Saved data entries
=== Begin Enclosure ===

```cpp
template <bool BIN>
__global__ __launch_bounds__(NT) void dense_gemm_fwd_kernel(const void* __restrict__ A, int64_t lda,
                                                           const void* __restrict__ W, int64_t ldw,
                                                           int K, pkc_dense_fwd_args a) {
  __shared__ __attribute__((aligned(16))) char stage[STAGE_BYTES];
  __shared__ float4 xr[2][NW * 4];
  float* red = reinterpret_cast<float*>(stage);
  static_assert(NW * MR * NC * 4 <= STAGE_BYTES, "partial strips must fit the staging LDS");
  PKC_FTR(0);
  const int n0 = blockIdx.x * NC;
  const int M = a.M;
  const int64_t N = a.N;
  const int row = threadIdx.x >> 2, cg = threadIdx.x & 3;
  const int c = n0 + 4 * cg;
  const float* dummy = a.gamma ? a.gamma : a.bias;
  const bool hb = a.bias != nullptr, bnp = a.norm != PKC_NORM_NONE && dummy != nullptr;
  const float* pd = dummy ? dummy : reinterpret_cast<const float*>(a.save_mean);
  const float4 b0 = *reinterpret_cast<const float4*>(hb ? a.bias + c : pd);
  const float4 g0 = *reinterpret_cast<const float4*>(bnp ? a.gamma + c : pd);
  const float4 be0 = *reinterpret_cast<const float4*>(bnp ? a.beta + c : pd);
  const float4 rm0 = *reinterpret_cast<const float4*>(bnp ? a.running_mean + c : pd);
  const float4 rv0 = *reinterpret_cast<const float4*>(bnp ? a.running_var + c : pd);
  const int64_t step = a.step_ctr ? *a.step_ctr : 0;
  PKC_FTR(1);
  f32x4 acc[MT];
  strip_product<BIN>(stage, A, lda, W, ldw, M, K, n0, acc);
  __syncthreads();
  PKC_FTR(2);
  float4 z = strip_reduce(acc, red);
  PKC_FTR(3);
  const bool rok = row < M;
  if (hb) z = make_float4(z.x + b0.x, z.y + b0.y, z.z + b0.z, z.w + b0.w);
  if (!rok) z = make_float4(0.f, 0.f, 0.f, 0.f);
  float4 mean = make_float4(0.f, 0.f, 0.f, 0.f), invstd = make_float4(1.f, 1.f, 1.f, 1.f);
  float4 gam = make_float4(1.f, 1.f, 1.f, 1.f), bet = make_float4(0.f, 0.f, 0.f, 0.f);
  if (a.norm == PKC_NORM_BN_TRAIN) {
    const float4 sum = col_sum(z, xr[0]);
    const float inv = 1.f / (float)M;
    mean = make_float4(sum.x * inv, sum.y * inv, sum.z * inv, sum.w * inv);
    float4 d2 = make_float4(0.f, 0.f, 0.f, 0.f);
    if (rok) {
      const float dx = z.x - mean.x, dy = z.y - mean.y, dz = z.z - mean.z, dw = z.w - mean.w;
      d2 = make_float4(dx * dx, dy * dy, dz * dz, dw * dw);
    }
    const float4 m2 = col_sum(d2, xr[1]);
    const float4 var = make_float4(m2.x * inv, m2.y * inv, m2.z * inv, m2.w * inv);
    invstd = make_float4(1.f / sqrtf(var.x + a.eps), 1.f / sqrtf(var.y + a.eps),
                         1.f / sqrtf(var.z + a.eps), 1.f / sqrtf(var.w + a.eps));
    gam = g0;
    bet = be0;
    if (row == 0) {
      *reinterpret_cast<float4*>(a.save_mean + c) = mean;
      *reinterpret_cast<float4*>(a.save_invstd + c) = invstd;
      const float cn = (float)(a.count_n > 0 ? a.count_n : M);
      float4 rm = rm0, rv = rv0;
#pragma unroll
      for (int j = 0; j < 4; ++j) {
        const float vj = f4g(var, j);
        const float unb = cn > 1.f ? vj * cn / (cn - 1.f) : vj;
        f4s(rm, j, (1.f - a.momentum) * f4g(rm, j) + a.momentum * f4g(mean, j));
        f4s(rv, j, (1.f - a.momentum) * f4g(rv, j) + a.momentum * unb);
      }
      *reinterpret_cast<float4*>(a.running_mean + c) = rm;
      *reinterpret_cast<float4*>(a.running_var + c) = rv;
    }
    PKC_FTR(4);
  } else if (a.norm == PKC_NORM_BN_EVAL) {
    mean = rm0;
    invstd = make_float4(1.f / sqrtf(rv0.x + a.eps), 1.f / sqrtf(rv0.y + a.eps),
                         1.f / sqrtf(rv0.z + a.eps), 1.f / sqrtf(rv0.w + a.eps));
    gam = g0;
    bet = be0;
  }
  if (!rok) return;
  const bool drop = a.drop_p > 0.f;
  const float scale = drop ? 1.f / (1.f - a.drop_p) : 1.f;
  const uint32_t thr = drop ? (uint32_t)((double)(1.f - a.drop_p) * 4294967296.0) : 0u;
  const uint32_t seed32 = hash_seed(a.seed, (uint64_t)a.stream_id, (uint64_t)step);
  const int64_t idx = (int64_t)row * N + c;
  float4 xh, o;
  uint32_t kw = 0;
  uchar4 kin = make_uchar4(1, 1, 1, 1);
  if (drop && a.keep_in) kin = *reinterpret_cast<const uchar4*>(a.keep_in + idx);
#pragma unroll
  for (int j = 0; j < 4; ++j) {
    const float zj = f4g(z, j);
    const float x = (a.norm == PKC_NORM_NONE) ? zj : (zj - f4g(mean, j)) * f4g(invstd, j);
    const float y = (a.norm == PKC_NORM_NONE) ? zj : x * f4g(gam, j) + f4g(bet, j);
    float v = act_fwd(a.act, y);
    if (drop) {
      uint32_t k;
      if (a.keep_in) k = j == 0 ? kin.x : (j == 1 ? kin.y : (j == 2 ? kin.z : kin.w));
      else k = hash_drop(seed32, (uint32_t)(idx + j)) < thr;
      kw |= (k ? 1u : 0u) << (8 * j);
      v = k ? v * scale : 0.f;
    }
    f4s(xh, j, x);
    f4s(o, j, v);
  }
  if (drop && a.keep_out) *reinterpret_cast<uint32_t*>(a.keep_out + idx) = kw;
  if (a.xhat) *reinterpret_cast<float4*>(a.xhat + idx) = xh;
  if (a.out) *reinterpret_cast<float4*>(a.out + idx) = o;
  if (a.out_bf16) st_h4(a.out_bf16, idx, o);
  PKC_FTR(5);
  PKC_FTR(7);
}

}
}

#ifdef PKC_TRACE
extern "C" int pkc_trace_read_fused(unsigned long long* host, int n) {
  return hipMemcpyFromSymbol(host, HIP_SYMBOL(pkc::fused::ftrace_buf), sizeof(unsigned long long) * n,
                             0, hipMemcpyDeviceToHost) == hipSuccess ? 0 : -1;
}
#endif

static bool al16(const void* p) { return (uintptr_t)p % 16 == 0; }

extern "C" int pkc_dense_gemm_fwd_ok(int prec, int M, int N, int K, const void* A, int64_t lda,
                                     const void* W, int64_t ldw) {
  using namespace pkc::fused;
  return (prec == PKC_PREC_BF16 || prec == PKC_PREC_BF16IN) && M > 0 && M <= MR && N > 0 &&
         N % NC == 0 && K > 0 && K % 8 == 0 && lda >= K && ldw >= K && lda % 8 == 0 &&
         ldw % 8 == 0 && al16(A) && al16(W) && lda < (1ll << 30) && ldw < (1ll << 30);
}

extern "C" int pkc_dense_gemm_fwd(int prec, const void* A, int64_t lda, const void* W, int64_t ldw,
                                  int K, const pkc_dense_fwd_args* a, void* stream) {
  using namespace pkc;
  using namespace pkc::fused;
  PKC_CHECK_ARG(a && A && W, "pkc_dense_gemm_fwd: null argument");
  PKC_CHECK_ARG(pkc_dense_gemm_fwd_ok(prec, a->M, a->N, K, A, lda, W, ldw),
                "pkc_dense_gemm_fwd: unsupported shape / precision / alignment (prec %d, M %d, "
                "N %d, K %d, lda %lld, ldw %lld)", prec, a->M, a->N, K, (long long)lda,
                (long long)ldw);
  PKC_CHECK_ARG(a->norm == PKC_NORM_NONE || a->norm == PKC_NORM_BN_TRAIN ||
                    a->norm == PKC_NORM_BN_EVAL,
                "pkc_dense_gemm_fwd: norm %d", a->norm);
  PKC_CHECK_ARG(a->norm == PKC_NORM_NONE || (a->gamma && a->beta && a->running_mean &&
                                             a->running_var),
                "pkc_dense_gemm_fwd: BatchNorm parameters missing");
  PKC_CHECK_ARG(a->norm != PKC_NORM_BN_TRAIN || (a->save_mean && a->save_invstd),
                "pkc_dense_gemm_fwd: BatchNorm training needs save_mean / save_invstd");
  PKC_CHECK_ARG(a->out || a->out_bf16, "pkc_dense_gemm_fwd: no output");
  PKC_CHECK_ARG((!a->out || al16(a->out)) && (!a->xhat || al16(a->xhat)) &&
                    (!a->out_bf16 || (uintptr_t)a->out_bf16 % 8 == 0) &&
                    (!a->bias || al16(a->bias)) && (!a->gamma || al16(a->gamma)) &&
                    (!a->beta || al16(a->beta)) && (!a->running_mean || al16(a->running_mean)) &&
                    (!a->running_var || al16(a->running_var)) &&
                    (!a->save_mean || al16(a->save_mean)) && (!a->save_invstd || al16(a->save_invstd)) &&
                    (!a->keep_out || (uintptr_t)a->keep_out % 4 == 0) &&
                    (!a->keep_in || (uintptr_t)a->keep_in % 4 == 0),
                "pkc_dense_gemm_fwd: outputs / parameters must be 16-byte aligned");
  PKC_CHECK_ARG(a->drop_p <= 0.f || a->keep_out || a->keep_in,
                "pkc_dense_gemm_fwd: dropout needs keep_out (or keep_in)");
  const dim3 grid(a->N / NC);
  if (prec == PKC_PREC_BF16IN)
    hipLaunchKernelGGL(dense_gemm_fwd_kernel<true>, grid, dim3(NT), 0, S(stream), A, lda, W, ldw, K,
                       *a);
  else
    hipLaunchKernelGGL(dense_gemm_fwd_kernel<false>, grid, dim3(NT), 0, S(stream), A, lda, W, ldw,
                       K, *a);
  PKC_LAUNCH_CHECK("pkc_dense_gemm_fwd");
  return PKC_OK;
}
```

Before: 928,600 frames/s.

## Split fused dense GEMM waves over row halves and K quarters with 64-wide k-steps

The strip-product work split changes. Before, all 8 waves split K eight ways. Now waves split into 2 row halves times 4 K-quarters, and each k-step covers 64 elements of K instead of 32. A new XOR swizzle and a reordered reduction row mapping come with this. The aim is to cut per-wave B-tile reloads and the cross-wave reduction cost (4 partials instead of 8), and to double the MFMA work issued per LDS wait. The reduction exchange buffers now live in the staging LDS, which shrinks the shared-memory footprint. The trace instrumentation also gains a K filter and realtime stamps, but that code only builds under PKC_TRACE.

```diff
diff --git a/pytorch-kaldi-cgs_amd/csrc/pkc_fused.hip b/pytorch-kaldi-cgs_amd/csrc/pkc_fused.hip
--- a/pytorch-kaldi-cgs_amd/csrc/pkc_fused.hip
+++ b/pytorch-kaldi-cgs_amd/csrc/pkc_fused.hip
@@ -6,7 +6,9 @@
 constexpr int NW = 8, NT = 64 * NW;
 constexpr int MR = 128;
 constexpr int NC = 16;
-constexpr int MT = MR / 16;
+constexpr int NKQ = 4, NRH = NW / NKQ;
+constexpr int RH = MR / NRH;
+constexpr int MT = RH / 16;
 
 typedef __attribute__((ext_vector_type(8))) __bf16 bf8;
 typedef __attribute__((ext_vector_type(4))) float f32x4;
@@ -14,14 +16,19 @@
 #ifdef PKC_TRACE
 constexpr int FTRACE_WG = 4096;
 __device__ unsigned long long ftrace_buf[FTRACE_WG * 8];
-__device__ __forceinline__ void ftrace(int i) {
+__device__ unsigned long long ftrace_rt[FTRACE_WG * 8];
+__device__ int ftrace_sel_k;
+__device__ __forceinline__ void ftrace(int i, int K) {
   asm volatile("s_waitcnt vmcnt(0) lgkmcnt(0)" ::: "memory");
-  const unsigned long long v = (i == 0 || i == 7) ? __builtin_amdgcn_s_memrealtime()
-                                                  : __builtin_amdgcn_s_memtime();
-  if (threadIdx.x == 0 && blockIdx.x < FTRACE_WG)
+  const unsigned long long rt = __builtin_amdgcn_s_memrealtime();
+  const unsigned long long v = (i == 0 || i == 7) ? rt : __builtin_amdgcn_s_memtime();
+  const int sel = *reinterpret_cast<volatile int*>(&ftrace_sel_k);
+  if (threadIdx.x == 0 && blockIdx.x < FTRACE_WG && (sel == 0 || sel == K)) {
     reinterpret_cast<volatile unsigned long long*>(ftrace_buf)[blockIdx.x * 8 + i] = v;
-}
-#define PKC_FTR(i) ::pkc::fused::ftrace(i)
+    reinterpret_cast<volatile unsigned long long*>(ftrace_rt)[blockIdx.x * 8 + i] = rt;
+  }
+}
+#define PKC_FTR(i) ::pkc::fused::ftrace(i, K)
 #else
 #define PKC_FTR(i) do { } while (0)
 #endif
@@ -48,43 +55,45 @@
   }
 }
 
-constexpr int ROWS = MR + NC;
-constexpr int IMG_BYTES = ROWS * 64;
+constexpr int KS = 64;
+constexpr int ROWS = RH + NC;
+constexpr int IMG_BYTES = ROWS * 2 * KS;
 constexpr int WAVE_BYTES = 2 * IMG_BYTES;
 constexpr int STAGE_BYTES = NW * WAVE_BYTES;
-constexpr int DMA_PER_STEP = ROWS * 4 / 64;
+constexpr int DMA_PER_STEP = ROWS * 8 / 64;
 
 typedef __attribute__((address_space(3))) void lds_void;
 typedef __attribute__((address_space(1))) const void glb_void;
 
-__device__ __forceinline__ int img_h(int r) { return (-(r >> 2)) & 3; }
+__device__ __forceinline__ int img_h(int r) { return (r >> 1) & 7; }
 
 struct SlotSrc {
   int64_t off;
   bool isb;
   int k0;
 };
-__device__ __forceinline__ SlotSrc slot_src(int i, int lane, int ks, int M, int64_t lda, int64_t ldb,
-                                            int n0) {
-  const int r = 16 * i + (lane >> 2);
-  const int kq = (lane & 3) ^ img_h(r);
+__device__ __forceinline__ SlotSrc slot_src(int i, int lane, int ks, int r0, int M, int64_t lda,
+                                            int64_t ldb, int n0) {
+  const int r = 8 * i + (lane >> 3);
+  const int kc = (lane & 7) ^ img_h(r);
   SlotSrc o;
-  o.k0 = 32 * ks + 8 * kq;
-  o.isb = r >= MR;
-  o.off = o.isb ? (int64_t)(n0 + r - MR) * ldb + o.k0 : (int64_t)min(r, M - 1) * lda + o.k0;
+  o.k0 = KS * ks + 8 * kc;
+  o.isb = r >= RH;
+  o.off = o.isb ? (int64_t)(n0 + r - RH) * ldb + o.k0
+                : (int64_t)min(r0 + r, M - 1) * lda + o.k0;
   return o;
 }
 
 template <bool BIN>
 __device__ __forceinline__ void stage_regs(char* img, const void* __restrict__ A, int64_t lda,
                                            const void* __restrict__ B, int64_t ldb, int M, int K,
-                                           int n0, int ks) {
+                                           int n0, int r0, int ks) {
   const int lane = threadIdx.x & 63;
   const bf8 z8 = zero8();
   bf8 v[DMA_PER_STEP];
 #pragma unroll
   for (int i = 0; i < DMA_PER_STEP; ++i) {
-    const SlotSrc o = slot_src(i, lane, ks, M, lda, ldb, n0);
+    const SlotSrc o = slot_src(i, lane, ks, r0, M, lda, ldb, n0);
     const bool ok = o.k0 < K;
     const int64_t off = ok ? o.off : 0;
     const bf8 x = ld8<BIN>(o.isb ? B : A, off);
@@ -97,11 +106,11 @@
 
 __device__ __forceinline__ void stage_dma(char* img, const __bf16* __restrict__ A, int64_t lda,
                                           const __bf16* __restrict__ B, int64_t ldb, int M, int n0,
-                                          int ks) {
+                                          int r0, int ks) {
   const int lane = threadIdx.x & 63;
 #pragma unroll
   for (int i = 0; i < DMA_PER_STEP; ++i) {
-    const SlotSrc o = slot_src(i, lane, ks, M, lda, ldb, n0);
+    const SlotSrc o = slot_src(i, lane, ks, r0, M, lda, ldb, n0);
     __builtin_amdgcn_global_load_lds((glb_void*)((o.isb ? B : A) + o.off),
                                      (lds_void*)(img + 1024 * i), 16, 0, 0);
   }
@@ -114,53 +123,66 @@
   const int lane = threadIdx.x & 63;
   const int w = __builtin_amdgcn_readfirstlane(threadIdx.x >> 6);
   const int c = lane & 15, q = lane >> 4;
-  const int nks = (K + 31) / 32;
-  const int ks0 = w * nks / NW, ks1 = (w + 1) * nks / NW;
-  const int nst = ks1 - ks0;
+  const int r0 = RH * (w % NRH), kr = w / NRH;
+  const int nks = (K + KS - 1) / KS;
+  const int ks0 = kr * nks / NKQ, ks1 = (kr + 1) * nks / NKQ;
+  const int nst = r0 < M ? ks1 - ks0 : 0;
   char* mine = stage + w * WAVE_BYTES;
 #pragma unroll
   for (int t = 0; t < MT; ++t) acc[t] = f32x4{0.f, 0.f, 0.f, 0.f};
-  const int hq = (q ^ img_h(c)) * 16;
-  const int afr = 64 * c + hq, bfr = 64 * (MR + c) + hq;
+  const int h0 = (q ^ img_h(c)) * 16, h1 = ((4 + q) ^ img_h(c)) * 16;
+  const int afr = 128 * c, bfr = 128 * (RH + c);
   const __bf16* Ab = reinterpret_cast<const __bf16*>(A);
   const __bf16* Bb = reinterpret_cast<const __bf16*>(B);
   auto issue = [&](int i) {
     char* img = mine + (i & 1) * IMG_BYTES;
     const int ks = ks0 + i;
-    if (BIN && 32 * (ks + 1) <= K) stage_dma(img, Ab, lda, Bb, ldb, M, n0, ks);
-    else stage_regs<BIN>(img, A, lda, B, ldb, M, K, n0, ks);
+    if (BIN && KS * (ks + 1) <= K) stage_dma(img, Ab, lda, Bb, ldb, M, n0, r0, ks);
+    else stage_regs<BIN>(img, A, lda, B, ldb, M, K, n0, r0, ks);
   };
   if (nst > 0) issue(0);
   if (nst > 1) issue(1);
   for (int i = 0; i < nst; ++i) {
-    if (i + 1 < nst) asm volatile("s_waitcnt vmcnt(9)" ::: "memory");
+    if (i + 1 < nst) asm volatile("s_waitcnt vmcnt(10)" ::: "memory");
     else asm volatile("s_waitcnt vmcnt(0)" ::: "memory");
+    static_assert(DMA_PER_STEP == 10, "the counted wait above is one k-step's DMA instructions");
     const char* img = mine + (i & 1) * IMG_BYTES;
-    bf8 a[MT];
-#pragma unroll
-    for (int t = 0; t < MT; ++t) a[t] = *reinterpret_cast<const bf8*>(img + 1024 * t + afr);
-    const bf8 b = *reinterpret_cast<const bf8*>(img + bfr);
+    bf8 a0[MT], a1[MT];
+#pragma unroll
+    for (int t = 0; t < MT; ++t) {
+      a0[t] = *reinterpret_cast<const bf8*>(img + 2048 * t + afr + h0);
+      a1[t] = *reinterpret_cast<const bf8*>(img + 2048 * t + afr + h1);
+    }
+    const bf8 b0 = *reinterpret_cast<const bf8*>(img + bfr + h0);
+    const bf8 b1 = *reinterpret_cast<const bf8*>(img + bfr + h1);
     asm volatile("s_waitcnt lgkmcnt(0)" ::: "memory");
+    if (i == 0) PKC_FTR(6);
     if (i + 2 < nst) issue(i + 2);
 #pragma unroll
     for (int t = 0; t < MT; ++t)
-      acc[t] = __builtin_amdgcn_mfma_f32_16x16x32_bf16(a[t], b, acc[t], 0, 0, 0);
-  }
-}
+      acc[t] = __builtin_amdgcn_mfma_f32_16x16x32_bf16(a0[t], b0, acc[t], 0, 0, 0);
+#pragma unroll
+    for (int t = 0; t < MT; ++t)
+      acc[t] = __builtin_amdgcn_mfma_f32_16x16x32_bf16(a1[t], b1, acc[t], 0, 0, 0);
+  }
+}
+
+__device__ __forceinline__ int red_row(int r) { return (r & ~7) | ((r & 3) << 1) | ((r >> 2) & 1); }
 
 __device__ __forceinline__ float4 strip_reduce(const f32x4 (&acc)[MT], float* red) {
   const int lane = threadIdx.x & 63, w = threadIdx.x >> 6;
   const int c = lane & 15, q = lane >> 4;
-  float* mine = red + w * MR * NC;
+  float* mine = red + (w / NRH) * MR * NC;
+  const int r0 = RH * (w % NRH);
 #pragma unroll
   for (int t = 0; t < MT; ++t)
 #pragma unroll
-    for (int i = 0; i < 4; ++i) mine[(16 * t + 4 * q + i) * NC + c] = acc[t][i];
+    for (int i = 0; i < 4; ++i) mine[red_row(r0 + 16 * t + 4 * q + i) * NC + c] = acc[t][i];
   __syncthreads();
-  const int row = threadIdx.x >> 2, cg = threadIdx.x & 3;
+  const int row = red_row(threadIdx.x >> 2), cg = threadIdx.x & 3;
   float4 z = *reinterpret_cast<const float4*>(red + row * NC + 4 * cg);
 #pragma unroll
-  for (int v = 1; v < NW; ++v) {
+  for (int v = 1; v < NKQ; ++v) {
     const float4 p = *reinterpret_cast<const float4*>(red + v * MR * NC + row * NC + 4 * cg);
     z.x += p.x; z.y += p.y; z.z += p.z; z.w += p.w;
   }
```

=== End Enclosure ===

*Exercise description*.
Whenever the string "else" occurs in a line of the entries above, copy that line.

*Answer section*.
  } else if (a.norm == PKC_NORM_BN_EVAL) {
      else k = hash_drop(seed32, (uint32_t)(idx + j)) < thr;
  else
 #else
-    else stage_regs<BIN>(img, A, lda, B, ldb, M, K, n0, ks);
+    else stage_regs<BIN>(img, A, lda, B, ldb, M, K, n0, r0, ks);
     else asm volatile("s_waitcnt vmcnt(0)" ::: "memory");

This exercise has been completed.